#### Activity
If a line in the data below holds the word "bufB", copy it.

[Saved data entries]
┄┄┄┄┄┄

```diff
+    doneB();
+    return true;
+  };
+  auto emit = [&](auto h_c, auto ia, auto ib) {
+    constexpr int H = decltype(h_c)::value;
+    __builtin_amdgcn_sched_barrier(0);
+    if (ia) { pieceA(std::integral_constant<int, 2 * H>{}); pieceA(std::integral_constant<int, 2 * H + 1>{}); if (H == 1) doneA(); }
+    if (ib) { pieceB(std::integral_constant<int, H>{}); if (H == 1) doneB(); }
+    __builtin_amdgcn_sched_barrier(0);
+  };
+
+  openA(0); openB(0);
+  issueA();
+  issueB();
+  const bool a1 = issueA();
+  const bool b1 = issueB();
+  if (a1 && b1) wait_vmcnt<PCfgH::NPW>(); else wait_vmcnt<0>();
+  __builtin_amdgcn_s_barrier();
+
+  int ua = 0;
+  for (int it = 0;; ++it) {
+    Seg w;
+    if (!seg_cached(it, w)) break;
+    w.m0 = __builtin_amdgcn_readfirstlane(w.m0); w.n0 = __builtin_amdgcn_readfirstlane(w.n0);
+    w.split = __builtin_amdgcn_readfirstlane(w.split);
+    const int seg_ns = w.ns;
+    const int seg_tv = __builtin_amdgcn_readfirstlane(tail_steps(w));
+    f32x16 acc[2][2];
+#pragma unroll
+    for (int i = 0; i < 2; ++i)
+#pragma unroll
+      for (int j = 0; j < 2; ++j)
+#pragma unroll
+        for (int r = 0; r < 16; ++r) acc[i][j][r] = 0.f;
+    float ksa[2] = {0.f, 0.f};
+    const int ks_c = !KSUM ? 0 : p.ksum_op == 1 ? w.n0 / BN : w.m0 / BM;
+    int ks_cnt = (KSUM && ks_c * KSUM_PARTS < p.ksum_parts) ? ks_c : -1;
+    if (grp == 1) __builtin_amdgcn_s_barrier();
+    __builtin_amdgcn_sched_barrier(0);
+
+    auto load = [&](auto h_c, const char* bufA, const char* bufB, bf16x8 (&fa)[2][2], bf16x8 (&fb)[2][2]) {
+      constexpr int H = decltype(h_c)::value;
+#pragma unroll
+      for (int s = 0; s < 2; ++s) {
+#pragma unroll
+        for (int i = 0; i < 2; ++i) fb[i][s] = ring_frag<B_T, BN, BKS>(bufB, wn * 64 + i * 32, 2 * H + s, lane);
+#pragma unroll
+        for (int j = 0; j < 2; ++j) fa[j][s] = ring_frag<A_T, BM, BKS>(bufA, grp * 128 + wr * 64 + j * 32, 2 * H + s, lane);
+      }
+    };
+    auto mfma = [&](bf16x8 (&fa)[2][2], bf16x8 (&fb)[2][2]) {
+      __builtin_amdgcn_s_setprio(1);
+#pragma unroll
+      for (int s = 0; s < 2; ++s)
+#pragma unroll
+        for (int i = 0; i < 2; ++i)
+#pragma unroll
+          for (int j = 0; j < 2; ++j) acc[i][j] = __builtin_amdgcn_mfma_f32_32x32x16_bf16(fb[i][s], fa[j][s], acc[i][j], 0, 0, 0);
+      __builtin_amdgcn_s_setprio(0);
+      __builtin_amdgcn_sched_barrier(0);
+    };
+    auto after_reads = [&](auto h_c, int kt, bf16x8 (&fa)[2][2], bf16x8 (&fb)[2][2]) {
+      constexpr int H = decltype(h_c)::value;
+      const int tv_now = (TAIL && kt == seg_ns - 1) ? seg_tv : 4;
+      if constexpr (TAIL) {
+        if (tv_now < 4) {
+#pragma unroll
+          for (int s = 0; s < 2; ++s)
+            if (2 * H + s >= tv_now) { fa[0][s] = bf16x8{0, 0, 0, 0, 0, 0, 0, 0}; fa[1][s] = bf16x8{0, 0, 0, 0, 0, 0, 0, 0}; }
+        }
+        __builtin_amdgcn_sched_barrier(0);
+      }
+      if constexpr (KSUM) {
+        if (ks_cnt == 0 && p.ksum_op == 1) {
+          static_for<2>([&](auto sc) {
+            constexpr int s = decltype(sc)::value;
+            if (wn == s) { ksa[0] = ksum_add_sel(fa[0][s], 0x3f803f80u, ksa[0]); ksa[1] = ksum_add_sel(fa[1][s], 0x3f803f80u, ksa[1]); }
+          });
+        }
+        if (ks_cnt == 0 && p.ksum_op == 2) {
+          const int q = 2 * grp + wr;
+          static_for<2>([&](auto sc) {
+            constexpr int s = decltype(sc)::value;
+            if (q == 2 * H + s && 2 * H + s < tv_now) {
+              ksa[0] = ksum_add_sel(fb[0][s], 0x3f803f80u, ksa[0]); ksa[1] = ksum_add_sel(fb[1][s], 0x3f803f80u, ksa[1]);
+            }
+          });
+        }
+        if (H == 1) ks_cnt = ks_cnt > 0 ? ks_cnt - 1 : (ks_cnt == 0 ? p.ksum_parts / KSUM_PARTS - 1 : ks_cnt);
+        __builtin_amdgcn_sched_barrier(0);
+      }
+    };
+
+    auto kloop = [&](auto live_c) {
+      for (int kt = 0; kt < seg_ns; ++kt, ua = (ua == PCfgH::NI - 1 ? 0 : ua + 1)) {
+        const char* bufA = smem + ua * PCfgH::A_BYTES;
+        const char* bufB = smem + PCfgH::B_BASE + ua * PCfgH::B_BYTES;
+        bf16x8 fa[2][2], fb[2][2];
+        const bool after_epi = !TAIL && kt == 0 && it > 0;
+        const auto ia = live_or(live_c, liveA);
+        const auto ib = live_or(live_c, liveB);
+        emit(std::integral_constant<int, 0>{}, ia, ib);
+        load(std::integral_constant<int, 0>{}, bufA, bufB, fa, fb);
+        wait_lds();
+        __builtin_amdgcn_sched_barrier(0);
+        after_reads(std::integral_constant<int, 0>{}, kt, fa, fb);
+        __builtin_amdgcn_s_barrier();
+        mfma(fa, fb);
+        __builtin_amdgcn_s_barrier();
+        emit(std::integral_constant<int, 1>{}, ia, ib);
+        load(std::integral_constant<int, 1>{}, bufA, bufB, fa, fb);
+        if (grp == 1 && !after_epi) { if (ia && ib) wait_vmcnt<PCfgH::UP_TO_LOAD2>(); else wait_vmcnt<0>(); }
+        wait_lds();
+        __builtin_amdgcn_sched_barrier(0);
+        after_reads(std::integral_constant<int, 1>{}, kt, fa, fb);
+        __builtin_amdgcn_s_barrier();
+        mfma(fa, fb);
+        if (!after_epi) { if (ia && ib) wait_vmcnt<PCfgH::NPW>(); else wait_vmcnt<0>(); }
+        __builtin_amdgcn_s_barrier();
+      }
+    };
+    if constexpr (!(TAIL && KSUM)) {
+      Seg nx;
+      const bool all_live = seg_cached(it + 1, nx) && nx.ns >= 2;
+      if (all_live) kloop(std::true_type{}); else kloop(std::false_type{});
+    } else {
+      kloop(std::false_type{});
+    }
+    if constexpr (KSUM) {
+      const int tc = p.ksum_op == 1 ? w.n0 / BN : w.m0 / BM;
+      if (ks_cnt >= 0 && p.ksum_op == 1) ksum_store<2, 2>(p, ksa, lane, w.split, wn, 2, (int64_t)w.m0 + grp * 128 + wr * 64, p.M, tc * KSUM_PARTS);
+      if (ks_cnt >= 0 && p.ksum_op == 2) ksum_store<2, 2>(p, ksa, lane, w.split, 2 * grp + wr, 4, (int64_t)w.n0 + wn * 64, p.N, tc * KSUM_PARTS);
+    }
+    if constexpr (!TAIL) wait_vmcnt<0>();
+    if (grp == 0) __builtin_amdgcn_s_barrier();
+    __builtin_amdgcn_sched_barrier(0);
+    int lane_e = lane;
+    asm volatile("" : "+v"(lane_e));
+    reg_epilogue<2, EPI>(p, acc, lane_e, (int64_t)w.m0 + grp * 128 + wr * 64, (int64_t)w.n0 + wn * 64, w.split);
+  }
+}
+
+template <bool A_T, bool B_T, int EPI, int DBG = 0>
+void launch_phase_h_one(const GemmKArgs& a, int split_k, hipStream_t stream) {
+  static bool attr_set = false;
+  auto kern = &gemm_phase_kernel_h<A_T, B_T, EPI, DBG>;
+  if (!attr_set) {
+    (void)hipFuncSetAttribute(reinterpret_cast<const void*>(kern), hipFuncAttributeMaxDynamicSharedMemorySize, PCfgH::SMEM_BYTES);
+    attr_set = true;
+  }
+  const int64_t items = (int64_t)a.tiles_m * a.tiles_n * split_k;
+  dim3 grid((unsigned)persistent_grid(items, (int64_t)num_cus()), 1, 1), block(PCfgH::NT, 1, 1);
+  hipLaunchKernelGGL(kern, grid, block, PCfgH::SMEM_BYTES, stream, a);
+}
+
+}
```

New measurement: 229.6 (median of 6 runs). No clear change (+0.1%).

┄┄┄┄┄┄

#### Written response
+    auto load = [&](auto h_c, const char* bufA, const char* bufB, bf16x8 (&fa)[2][2], bf16x8 (&fb)[2][2]) {
+        for (int i = 0; i < 2; ++i) fb[i][s] = ring_frag<B_T, BN, BKS>(bufB, wn * 64 + i * 32, 2 * H + s, lane);
+        const char* bufB = smem + PCfgH::B_BASE + ua * PCfgH::B_BYTES;
+        load(std::integral_constant<int, 0>{}, bufA, bufB, fa, fb);
+        load(std::integral_constant<int, 1>{}, bufA, bufB, fa, fb);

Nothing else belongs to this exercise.